* **TASK INSTRUCTIONS**
Report every line below that carries the word "EpiW".

(Saved entries)
@@ -375,9 +396,10 @@
             xa.dense = fill_in_sweep ? c.dense : nullptr;  xa.dense_ld = c.dense_ld;  xa.pilot_stages = inkernel ? P / kXsHT : 0;
             xa.pilot_rank = g_inkernel_rank > 0 ? g_inkernel_rank : inkernel_rank(k);  xa.tau_out = tau;  xa.meta = c.meta;
             xa.x32 = fuse_prep ? c.x : nullptr;  xa.inv_out = inv;  xa.margin_out = margin;  xa.parts = parts;  xa.cnt_parts = cnt_parts;
-            if (fill_co) QSAE_HIP(hipEventRecord(ctx->ev_fork, s));
+            if (fill_co || erase_co) QSAE_HIP(hipEventRecord(ctx->ev_fork, s));
             rc = launch_xstat(D, xa, s, (g_xstat_ablate == 0 && D == 512 && !fill_in_sweep) ? 9 : g_xstat_ablate);
             if (fill_co && rc == QSAE_OK) rc = launch_fill_co(ctx, c.dense, c.dense_ld, B, H, s);
+            if (erase_co && rc == QSAE_OK) rc = launch_erase_co(ctx, c.stale_idx, c.stale_k, c.dense, c.dense_ld, B, H, s);
         } else if (g_pref_tile != 1) {
             using EpiW = EpiFilter<256, 256, 4, 2, true>;
             typename EpiW::Args ew{es.bias, es.tau, es.cand, es.cnt, es.cap, es.hidden_offset, es.dense, es.dense_ld, es.inv,
@@ -626,7 +648,8 @@
 static int prefilter_entry(const char* who, PrefMode mode, bool need_dict, const float* x, const float* W, const float* bias,
                            const void* Wq, const float* meta, int B, int D, int H, int k, const uint8_t* packed, int n_bits, float step,
                            const float* table, const float* dec_bias, int32_t* idx, float* val, float* dense, int64_t dense_ld,
-                           float* recon, void* workspace, size_t workspace_bytes, int n, int* out, qsae_stream_t stream) {
+                           float* recon, void* workspace, size_t workspace_bytes, int n, int* out, qsae_stream_t stream,
+                           const int32_t* stale_idx = nullptr, int stale_k = 0) {
     if (!(B >= 0 && D > 0 && H > 0)) return fail(QSAE_ERR_INVALID_ARG, "%s: invalid argument: B >= 0, D > 0, H > 0 required", who);
     if (mode == PrefMode::submit && !out)
         return fail(QSAE_ERR_INVALID_ARG, "%s: invalid argument: flagged_host must point to a host int", who);
@@ -638,6 +661,13 @@
     int rc = prefilter_call(who, x, W, bias, Wq, meta, B, D, H, k, packed, n_bits, step, dec_bias, idx, val, dense, dense_ld, recon,
                             workspace, workspace_bytes, stream, call, dec, table);
     if (rc != QSAE_OK) return rc;
+    if (stale_idx) {
+        if (!(stale_k >= 1 && stale_k <= QSAER_MAX_STALE_K && (reinterpret_cast<uintptr_t>(stale_idx) & 3u) == 0))
+            return fail(QSAE_ERR_INVALID_ARG, "%s: invalid argument: 1 <= stale_k <= %d and a 4-byte aligned stale_idx required", who,
+                        QSAER_MAX_STALE_K);
+        call.stale_idx = stale_idx;
+        call.stale_k = stale_k;
+    }
     if (mode == PrefMode::blocking) return run_prefilter(call, n, out);
     if (mode == PrefMode::finish) return prefilter_finish(call, 0, n);
     rc = prefilter_submit(call);
@@ -706,3 +736,42 @@
     return prefilter_entry(__func__, PrefMode::finish, true, x, W, bias, Wq, meta, B, D, H, k, nullptr, 0, scale, table, dec_bias, idx,
                            val, dense, dense_ld, recon, workspace, workspace_bytes, flagged, nullptr, stream);
 }
+
+extern "C" int qsaer_binary_forward_prefilter(const float* x, const float* W, const float* bias, const void* Wq,
+                                              const float* meta, int B, int D, int H, int k, const uint8_t* packed,
+                                              int n_bits, float step, const float* dec_bias, int32_t* idx, float* val,
+                                              float* dense, int64_t dense_ld, float* recon, void* workspace,
+                                              size_t workspace_bytes, int spec_rows, int* flagged_rows,
+                                              qsae_stream_t stream, const int32_t* stale_idx, int stale_k) {
+    return prefilter_entry(__func__, PrefMode::blocking, true, x, W, bias, Wq, meta, B, D, H, k, packed, n_bits, step, nullptr, dec_bias,
+                           idx, val, dense, dense_ld, recon, workspace, workspace_bytes, spec_rows, flagged_rows, stream, stale_idx,
+                           stale_k);
+}
+
+extern "C" int qsaer_table_forward_prefilter(const float* x, const float* W, const float* bias, const void* Wq,
+                                             const float* meta, int B, int D, int H, int k, const float* table, float scale,
+                                             const float* dec_bias, int32_t* idx, float* val, float* dense, int64_t dense_ld,
+                                             float* recon, void* workspace, size_t workspace_bytes, int spec_rows,
+                                             int* flagged_rows, qsae_stream_t stream, const int32_t* stale_idx, int stale_k) {
+    return prefilter_entry(__func__, PrefMode::blocking, true, x, W, bias, Wq, meta, B, D, H, k, nullptr, 0, scale, table, dec_bias, idx,
+                           val, dense, dense_ld, recon, workspace, workspace_bytes, spec_rows, flagged_rows, stream, stale_idx,
+                           stale_k);
+}
+
+extern "C" int qsaer_prefilter_submit(const float* x, const float* W, const float* bias, const void* Wq, const float* meta,
+                                      int B, int D, int H, int k, const uint8_t* packed, int n_bits, float step,
+                                      const float* dec_bias, int32_t* idx, float* val, float* dense, int64_t dense_ld,
+                                      float* recon, void* workspace, size_t workspace_bytes, int* flagged_host,
+                                      qsae_stream_t stream, const int32_t* stale_idx, int stale_k) {
+    return prefilter_entry(__func__, PrefMode::submit, false, x, W, bias, Wq, meta, B, D, H, k, packed, n_bits, step, nullptr, dec_bias,
+                           idx, val, dense, dense_ld, recon, workspace, workspace_bytes, 0, flagged_host, stream, stale_idx, stale_k);
+}
+
+extern "C" int qsaer_prefilter_submit_table(const float* x, const float* W, const float* bias, const void* Wq, const float* meta,
+                                            int B, int D, int H, int k, const float* table, float scale, const float* dec_bias,
+                                            int32_t* idx, float* val, float* dense, int64_t dense_ld, float* recon,
+                                            void* workspace, size_t workspace_bytes, int* flagged_host, qsae_stream_t stream,
+                                            const int32_t* stale_idx, int stale_k) {
+    return prefilter_entry(__func__, PrefMode::submit, true, x, W, bias, Wq, meta, B, D, H, k, nullptr, 0, scale, table, dec_bias, idx,
+                           val, dense, dense_ld, recon, workspace, workspace_bytes, 0, flagged_host, stream, stale_idx, stale_k);
+}
diff --git a/quantizedsae_amd/ops.py b/quantizedsae_amd/ops.py
--- a/quantizedsae_amd/ops.py
+++ b/quantizedsae_amd/ops.py
@@ -3,6 +3,8 @@
 import collections
 import ctypes as C
 import functools
+import sys
+import threading
 import weakref
 from typing import Callable, NamedTuple, Optional, Tuple
 
@@ -270,6 +272,8 @@
     B, H = latent.shape
     idx = torch.empty((B, k), dtype=torch.int32, device=latent.device)
     val = torch.empty((B, k), dtype=torch.float32, device=latent.device)
+    if zero_rest:
+        _latent_pool_forget(latent)
     check(_lib.load().qsae_topk_rows(_p(latent), latent.stride(0) if B else H, B, H, k, _p(idx), _p(val),
                                      1 if zero_rest else 0, _stream()))
     return idx, val
@@ -299,6 +303,69 @@
 
 def release_workspaces() -> None:
     _workspaces.clear()
+    with _latent_pool_lock:
+        del _latent_pool[:]
+
+
+LATENT_RECYCLE = True
+LATENT_POOL_PER_DEVICE = 4
+_LatentRecord = collections.namedtuple("_LatentRecord", "key dense idx dense_version idx_version")
+_latent_pool = []
+_latent_pool_lock = threading.Lock()
+latent_pool_stats = {"hits": 0, "misses": 0}
+_latent_holder_baseline = None
+
+
+def _latent_holders(rec):
+    dense = rec.dense
+    storage = dense.untyped_storage()
+    return (sys.getrefcount(dense), dense._use_count(), torch._C._storage_Use_Count(storage._cdata), sys.getrefcount(storage))
+
+
+def _latent_unheld(rec) -> bool:
+    global _latent_holder_baseline
+    if _latent_holder_baseline is None:
+        _latent_holder_baseline = _latent_holders(_LatentRecord(None, torch.empty((1, 1)), None, 0, 0))
+    return _latent_holders(rec) == _latent_holder_baseline
+
+
+def _latent_pool_take(key):
+    with _latent_pool_lock:
+        edited = [r for r in _latent_pool if r.dense._version != r.dense_version or r.idx._version != r.idx_version]
+        if edited:
+            _latent_pool[:] = [r for r in _latent_pool if not any(r is e for e in edited)]
+        for i, rec in enumerate(_latent_pool):
+            if rec.key == key and _latent_unheld(rec):
+                del _latent_pool[i]
+                latent_pool_stats["hits"] += 1
+                return rec.dense, rec.idx
+        latent_pool_stats["misses"] += 1
+    return None
+
+
+def _latent_pool_register(key, dense, idx) -> None:
+    try:
+        rec = _LatentRecord(key, dense, idx, dense._version, idx._version)
+    except RuntimeError:
+        return
+    with _latent_pool_lock:
+        _latent_pool.append(rec)
+        mine = [r for r in _latent_pool if r.key[0] == key[0]]
+        drop = mine[:max(0, len(mine) - LATENT_POOL_PER_DEVICE)]
+        if drop:
+            _latent_pool[:] = [r for r in _latent_pool if not any(r is d for d in drop)]
+
+
+def _latent_pool_forget(t: torch.Tensor) -> None:
+    if not _latent_pool:
+        return
+    ptr = t.untyped_storage().data_ptr()
+    with _latent_pool_lock:
+        _latent_pool[:] = [r for r in _latent_pool if r.dense.untyped_storage().data_ptr() != ptr]
+
+
+def _recycled(name: str, tail) -> str:
+    return "qsaer_" + name[len("qsae_"):] if tail else name
 
 
 def encode_topk_supported(B: int, D: int, H: int, k: int) -> bool:
@@ -383,6 +450,7 @@
         if dense_out.dim() != 2 or dense_out.shape[0] != B or dense_out.shape[1] < H or dense_out.stride(1) != 1:
             raise ValueError("dense_out must be a [B, >=H] fp32 tensor with unit column stride")
         dense, ld = dense_out, dense_out.stride(0)
+        _latent_pool_forget(dense_out)
     else:
         dense = torch.empty((B, H), dtype=torch.float32, device=x.device) if want_dense else None
         ld = H
@@ -415,12 +483,18 @@
     ws = _workspace(x.device, need, slot, kind)
     idx = torch.empty((B, k), dtype=torch.int32, device=x.device)
     val = torch.empty((B, k), dtype=torch.float32, device=x.device)
-    dense = torch.empty((B, H), dtype=torch.float32, device=x.device) if want_dense else None
+    dense = stale = pool_key = None
+    if want_dense and LATENT_RECYCLE:
+        dev = x.device.index if x.device.index is not None else torch.cuda.current_device()
+        pool_key = (dev, torch.cuda.current_stream(x.device).cuda_stream, B, H, k)
+        dense, stale = _latent_pool_take(pool_key) or (None, None)
+    if want_dense and dense is None:
+        dense = torch.empty((B, H), dtype=torch.float32, device=x.device)
     recon = torch.empty((B, D), dtype=torch.float32, device=x.device)
     cargs = (_p(x), _p(W), _p(b), _p(Wq), _p(meta), B, D, H, k) + dargs + (_p(db), _p(idx), _p(val), _p(dense), H, _p(recon),
                                                                           _p(ws), ws.numel())
-    keep = (x, W, b, Wq, meta, dict_t, db, ws)
-    return cargs, keep, (idx, val, dense, recon)
+    keep = (x, W, b, Wq, meta, dict_t, db, ws, stale)
+    return cargs, keep, (idx, val, dense, recon), pool_key, ((_p(stale), k) if stale is not None else ())
 
 
 _PREFILTER_FORWARD = {"packed": "qsae_binary_forward_prefilter", "table": "qsae_table_forward_prefilter"}
@@ -430,10 +504,13 @@
 
 @_on_tensor_device
 def _forward_prefilter(x, W, bias, Wq, meta, k, decoder, dec_bias, want_dense, spec_rows, info):
-    cargs, keep, outs = _decode_prefilter_args(x, W, bias, Wq, meta, k, decoder, dec_bias, want_dense, 0, "call")
+    cargs, keep, outs, pool_key, tail = _decode_prefilter_args(x, W, bias, Wq, meta, k, decoder, dec_bias, want_dense, 0, "call")
     flagged = C.c_int(0)
     kernel_timer.arm_sweep()
-    check(getattr(_lib.load(), _PREFILTER_FORWARD[decoder[0]])(*cargs, int(spec_rows), C.byref(flagged), _stream()))
+    fn = getattr(_lib.load(), _recycled(_PREFILTER_FORWARD[decoder[0]], tail))
+    check(fn(*cargs, int(spec_rows), C.byref(flagged), _stream(), *tail))
+    if pool_key is not None:
+        _latent_pool_register(pool_key, outs[2], outs[0])
     if info is not None:
         info["flagged_rows"] = int(flagged.value)
     return outs
@@ -455,9 +532,10 @@
 
 class PendingForward:
 
-    def __init__(self, finish_fn, cargs, keep, outs, word, event, device, stream, slot_key):
+    def __init__(self, finish_fn, cargs, keep, outs, word, event, device, stream, slot_key, latent_record=None):
         self._finish_fn, self._cargs, self._keep, self._outs = finish_fn, cargs, keep, outs
         self._word, self._event, self._device, self._stream, self._slot_key = word, event, device, stream, slot_key
+        self._latent_record = latent_record
         self.flagged_rows = None
         _busy_slots[slot_key] = weakref.ref(self)
 
@@ -465,7 +543,7 @@
         ref = _busy_slots.get(self._slot_key)
         if ref is not None and ref() in (self, None):
             del _busy_slots[self._slot_key]
-        self._cargs = self._keep = None
+        self._cargs = self._keep = self._latent_record = None
 
     def finish(self):
         if self._cargs is None:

* **EXERCISE SOLUTION**
             using EpiW = EpiFilter<256, 256, 4, 2, true>;
             typename EpiW::Args ew{es.bias, es.tau, es.cand, es.cnt, es.cap, es.hidden_offset, es.dense, es.dense_ld, es.inv,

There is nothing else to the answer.